■ Aim of the exercise ■
Copy each entry as written.

Stored data:
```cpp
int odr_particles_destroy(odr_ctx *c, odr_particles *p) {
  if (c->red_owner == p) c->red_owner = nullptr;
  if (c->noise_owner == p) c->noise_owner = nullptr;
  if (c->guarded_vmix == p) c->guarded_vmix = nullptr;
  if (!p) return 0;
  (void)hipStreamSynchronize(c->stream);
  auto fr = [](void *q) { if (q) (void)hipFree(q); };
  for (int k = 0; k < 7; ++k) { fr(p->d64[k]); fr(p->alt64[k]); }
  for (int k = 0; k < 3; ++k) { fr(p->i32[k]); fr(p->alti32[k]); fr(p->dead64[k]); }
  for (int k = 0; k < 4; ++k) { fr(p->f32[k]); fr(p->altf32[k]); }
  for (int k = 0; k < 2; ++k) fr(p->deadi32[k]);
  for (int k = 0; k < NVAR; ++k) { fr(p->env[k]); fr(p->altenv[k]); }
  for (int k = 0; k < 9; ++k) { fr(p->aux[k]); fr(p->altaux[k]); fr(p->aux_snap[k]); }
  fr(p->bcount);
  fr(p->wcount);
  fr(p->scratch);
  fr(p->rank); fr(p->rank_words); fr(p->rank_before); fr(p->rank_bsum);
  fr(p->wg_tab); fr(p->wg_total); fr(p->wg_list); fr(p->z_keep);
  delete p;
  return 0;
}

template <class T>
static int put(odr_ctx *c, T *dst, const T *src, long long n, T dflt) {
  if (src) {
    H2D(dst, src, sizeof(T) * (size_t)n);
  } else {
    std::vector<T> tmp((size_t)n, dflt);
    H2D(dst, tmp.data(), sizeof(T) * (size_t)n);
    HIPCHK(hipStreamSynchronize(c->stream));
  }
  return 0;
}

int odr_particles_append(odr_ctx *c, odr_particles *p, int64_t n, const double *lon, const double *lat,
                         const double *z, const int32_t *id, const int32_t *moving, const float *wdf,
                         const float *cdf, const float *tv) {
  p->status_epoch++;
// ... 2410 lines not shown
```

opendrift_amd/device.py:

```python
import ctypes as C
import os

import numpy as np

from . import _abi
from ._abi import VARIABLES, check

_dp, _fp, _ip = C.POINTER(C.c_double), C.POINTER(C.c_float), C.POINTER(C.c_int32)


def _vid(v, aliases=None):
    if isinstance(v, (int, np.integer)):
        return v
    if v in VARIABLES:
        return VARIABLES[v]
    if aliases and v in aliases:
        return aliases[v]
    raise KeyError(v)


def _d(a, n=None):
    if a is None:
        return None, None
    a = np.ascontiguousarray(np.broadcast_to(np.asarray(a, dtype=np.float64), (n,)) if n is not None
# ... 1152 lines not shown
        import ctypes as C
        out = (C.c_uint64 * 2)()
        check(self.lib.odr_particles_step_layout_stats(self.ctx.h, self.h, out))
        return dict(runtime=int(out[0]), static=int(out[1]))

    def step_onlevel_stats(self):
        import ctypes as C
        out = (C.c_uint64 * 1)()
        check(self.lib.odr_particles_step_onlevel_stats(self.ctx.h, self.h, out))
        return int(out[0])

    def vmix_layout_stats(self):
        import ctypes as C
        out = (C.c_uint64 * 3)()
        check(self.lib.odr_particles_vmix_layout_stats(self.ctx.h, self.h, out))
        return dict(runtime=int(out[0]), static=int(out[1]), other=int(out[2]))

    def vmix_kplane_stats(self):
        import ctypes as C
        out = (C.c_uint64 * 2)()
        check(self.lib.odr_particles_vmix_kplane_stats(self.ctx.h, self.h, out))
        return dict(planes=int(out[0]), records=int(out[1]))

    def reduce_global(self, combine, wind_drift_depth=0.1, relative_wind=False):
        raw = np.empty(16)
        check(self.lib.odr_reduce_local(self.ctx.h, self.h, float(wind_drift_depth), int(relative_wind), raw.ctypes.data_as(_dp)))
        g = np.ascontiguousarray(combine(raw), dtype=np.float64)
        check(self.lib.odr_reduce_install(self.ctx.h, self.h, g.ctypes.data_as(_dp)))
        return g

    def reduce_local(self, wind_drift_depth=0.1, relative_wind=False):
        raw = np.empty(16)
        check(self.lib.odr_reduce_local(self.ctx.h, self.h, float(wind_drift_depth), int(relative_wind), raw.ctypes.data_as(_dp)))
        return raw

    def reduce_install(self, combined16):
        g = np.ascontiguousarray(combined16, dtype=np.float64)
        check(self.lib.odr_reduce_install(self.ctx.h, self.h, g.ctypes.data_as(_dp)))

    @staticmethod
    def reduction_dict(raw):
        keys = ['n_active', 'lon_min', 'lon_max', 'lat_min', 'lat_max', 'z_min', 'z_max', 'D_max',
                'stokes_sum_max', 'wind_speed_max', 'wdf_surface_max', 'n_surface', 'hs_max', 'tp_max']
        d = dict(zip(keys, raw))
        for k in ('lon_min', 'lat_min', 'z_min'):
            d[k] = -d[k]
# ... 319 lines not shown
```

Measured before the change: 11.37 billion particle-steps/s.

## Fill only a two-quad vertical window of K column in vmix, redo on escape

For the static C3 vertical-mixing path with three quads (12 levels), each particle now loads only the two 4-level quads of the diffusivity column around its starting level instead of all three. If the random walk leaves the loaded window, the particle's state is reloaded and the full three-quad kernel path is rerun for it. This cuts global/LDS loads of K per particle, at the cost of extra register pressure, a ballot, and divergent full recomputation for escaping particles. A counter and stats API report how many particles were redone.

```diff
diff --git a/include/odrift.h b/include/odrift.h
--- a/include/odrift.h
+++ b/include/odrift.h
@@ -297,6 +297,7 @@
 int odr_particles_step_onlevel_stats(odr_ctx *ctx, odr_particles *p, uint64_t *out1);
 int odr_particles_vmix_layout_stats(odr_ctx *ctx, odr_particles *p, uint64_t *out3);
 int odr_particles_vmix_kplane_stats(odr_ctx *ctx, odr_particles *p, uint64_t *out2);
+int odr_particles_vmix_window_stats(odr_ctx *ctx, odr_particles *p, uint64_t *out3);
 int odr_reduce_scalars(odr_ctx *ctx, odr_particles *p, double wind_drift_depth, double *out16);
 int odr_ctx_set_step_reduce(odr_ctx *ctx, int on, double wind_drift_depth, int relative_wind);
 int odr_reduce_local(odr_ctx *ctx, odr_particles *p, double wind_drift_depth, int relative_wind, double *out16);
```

■ Task answer ■
```cpp
int odr_particles_destroy(odr_ctx *c, odr_particles *p) {
  if (c->red_owner == p) c->red_owner = nullptr;
  if (c->noise_owner == p) c->noise_owner = nullptr;
  if (c->guarded_vmix == p) c->guarded_vmix = nullptr;
  if (!p) return 0;
  (void)hipStreamSynchronize(c->stream);
  auto fr = [](void *q) { if (q) (void)hipFree(q); };
  for (int k = 0; k < 7; ++k) { fr(p->d64[k]); fr(p->alt64[k]); }
  for (int k = 0; k < 3; ++k) { fr(p->i32[k]); fr(p->alti32[k]); fr(p->dead64[k]); }
  for (int k = 0; k < 4; ++k) { fr(p->f32[k]); fr(p->altf32[k]); }
  for (int k = 0; k < 2; ++k) fr(p->deadi32[k]);
  for (int k = 0; k < NVAR; ++k) { fr(p->env[k]); fr(p->altenv[k]); }
  for (int k = 0; k < 9; ++k) { fr(p->aux[k]); fr(p->altaux[k]); fr(p->aux_snap[k]); }
  fr(p->bcount);
  fr(p->wcount);
  fr(p->scratch);
  fr(p->rank); fr(p->rank_words); fr(p->rank_before); fr(p->rank_bsum);
  fr(p->wg_tab); fr(p->wg_total); fr(p->wg_list); fr(p->z_keep);
  delete p;
  return 0;
}

template <class T>
static int put(odr_ctx *c, T *dst, const T *src, long long n, T dflt) {
  if (src) {
    H2D(dst, src, sizeof(T) * (size_t)n);
  } else {
    std::vector<T> tmp((size_t)n, dflt);
    H2D(dst, tmp.data(), sizeof(T) * (size_t)n);
    HIPCHK(hipStreamSynchronize(c->stream));
  }
  return 0;
}

int odr_particles_append(odr_ctx *c, odr_particles *p, int64_t n, const double *lon, const double *lat,
                         const double *z, const int32_t *id, const int32_t *moving, const float *wdf,
                         const float *cdf, const float *tv) {
  p->status_epoch++;
// ... 2410 lines not shown
```

opendrift_amd/device.py:

```python
import ctypes as C
import os

import numpy as np

from . import _abi
from ._abi import VARIABLES, check

_dp, _fp, _ip = C.POINTER(C.c_double), C.POINTER(C.c_float), C.POINTER(C.c_int32)


def _vid(v, aliases=None):
    if isinstance(v, (int, np.integer)):
        return v
    if v in VARIABLES:
        return VARIABLES[v]
    if aliases and v in aliases:
        return aliases[v]
    raise KeyError(v)


def _d(a, n=None):
    if a is None:
        return None, None
    a = np.ascontiguousarray(np.broadcast_to(np.asarray(a, dtype=np.float64), (n,)) if n is not None
# ... 1152 lines not shown
        import ctypes as C
        out = (C.c_uint64 * 2)()
        check(self.lib.odr_particles_step_layout_stats(self.ctx.h, self.h, out))
        return dict(runtime=int(out[0]), static=int(out[1]))

    def step_onlevel_stats(self):
        import ctypes as C
        out = (C.c_uint64 * 1)()
        check(self.lib.odr_particles_step_onlevel_stats(self.ctx.h, self.h, out))
        return int(out[0])

    def vmix_layout_stats(self):
        import ctypes as C
        out = (C.c_uint64 * 3)()
        check(self.lib.odr_particles_vmix_layout_stats(self.ctx.h, self.h, out))
        return dict(runtime=int(out[0]), static=int(out[1]), other=int(out[2]))

    def vmix_kplane_stats(self):
        import ctypes as C
        out = (C.c_uint64 * 2)()
        check(self.lib.odr_particles_vmix_kplane_stats(self.ctx.h, self.h, out))
        return dict(planes=int(out[0]), records=int(out[1]))

    def reduce_global(self, combine, wind_drift_depth=0.1, relative_wind=False):
        raw = np.empty(16)
        check(self.lib.odr_reduce_local(self.ctx.h, self.h, float(wind_drift_depth), int(relative_wind), raw.ctypes.data_as(_dp)))
        g = np.ascontiguousarray(combine(raw), dtype=np.float64)
        check(self.lib.odr_reduce_install(self.ctx.h, self.h, g.ctypes.data_as(_dp)))
        return g

    def reduce_local(self, wind_drift_depth=0.1, relative_wind=False):
        raw = np.empty(16)
        check(self.lib.odr_reduce_local(self.ctx.h, self.h, float(wind_drift_depth), int(relative_wind), raw.ctypes.data_as(_dp)))
        return raw

    def reduce_install(self, combined16):
        g = np.ascontiguousarray(combined16, dtype=np.float64)
        check(self.lib.odr_reduce_install(self.ctx.h, self.h, g.ctypes.data_as(_dp)))

    @staticmethod
    def reduction_dict(raw):
        keys = ['n_active', 'lon_min', 'lon_max', 'lat_min', 'lat_max', 'z_min', 'z_max', 'D_max',
                'stokes_sum_max', 'wind_speed_max', 'wdf_surface_max', 'n_surface', 'hs_max', 'tp_max']
        d = dict(zip(keys, raw))
        for k in ('lon_min', 'lat_min', 'z_min'):
            d[k] = -d[k]
# ... 319 lines not shown
```

Measured before the change: 11.37 billion particle-steps/s.

## Fill only a two-quad vertical window of K column in vmix, redo on escape

For the static C3 vertical-mixing path with three quads (12 levels), each particle now loads only the two 4-level quads of the diffusivity column around its starting level instead of all three. If the random walk leaves the loaded window, the particle's state is reloaded and the full three-quad kernel path is rerun for it. This cuts global/LDS loads of K per particle, at the cost of extra register pressure, a ballot, and divergent full recomputation for escaping particles. A counter and stats API report how many particles were redone.

```diff
diff --git a/include/odrift.h b/include/odrift.h
--- a/include/odrift.h
+++ b/include/odrift.h
@@ -297,6 +297,7 @@
 int odr_particles_step_onlevel_stats(odr_ctx *ctx, odr_particles *p, uint64_t *out1);
 int odr_particles_vmix_layout_stats(odr_ctx *ctx, odr_particles *p, uint64_t *out3);
 int odr_particles_vmix_kplane_stats(odr_ctx *ctx, odr_particles *p, uint64_t *out2);
+int odr_particles_vmix_window_stats(odr_ctx *ctx, odr_particles *p, uint64_t *out3);
 int odr_reduce_scalars(odr_ctx *ctx, odr_particles *p, double wind_drift_depth, double *out16);
 int odr_ctx_set_step_reduce(odr_ctx *ctx, int on, double wind_drift_depth, int relative_wind);
 int odr_reduce_local(odr_ctx *ctx, odr_particles *p, double wind_drift_depth, int relative_wind, double *out16);
```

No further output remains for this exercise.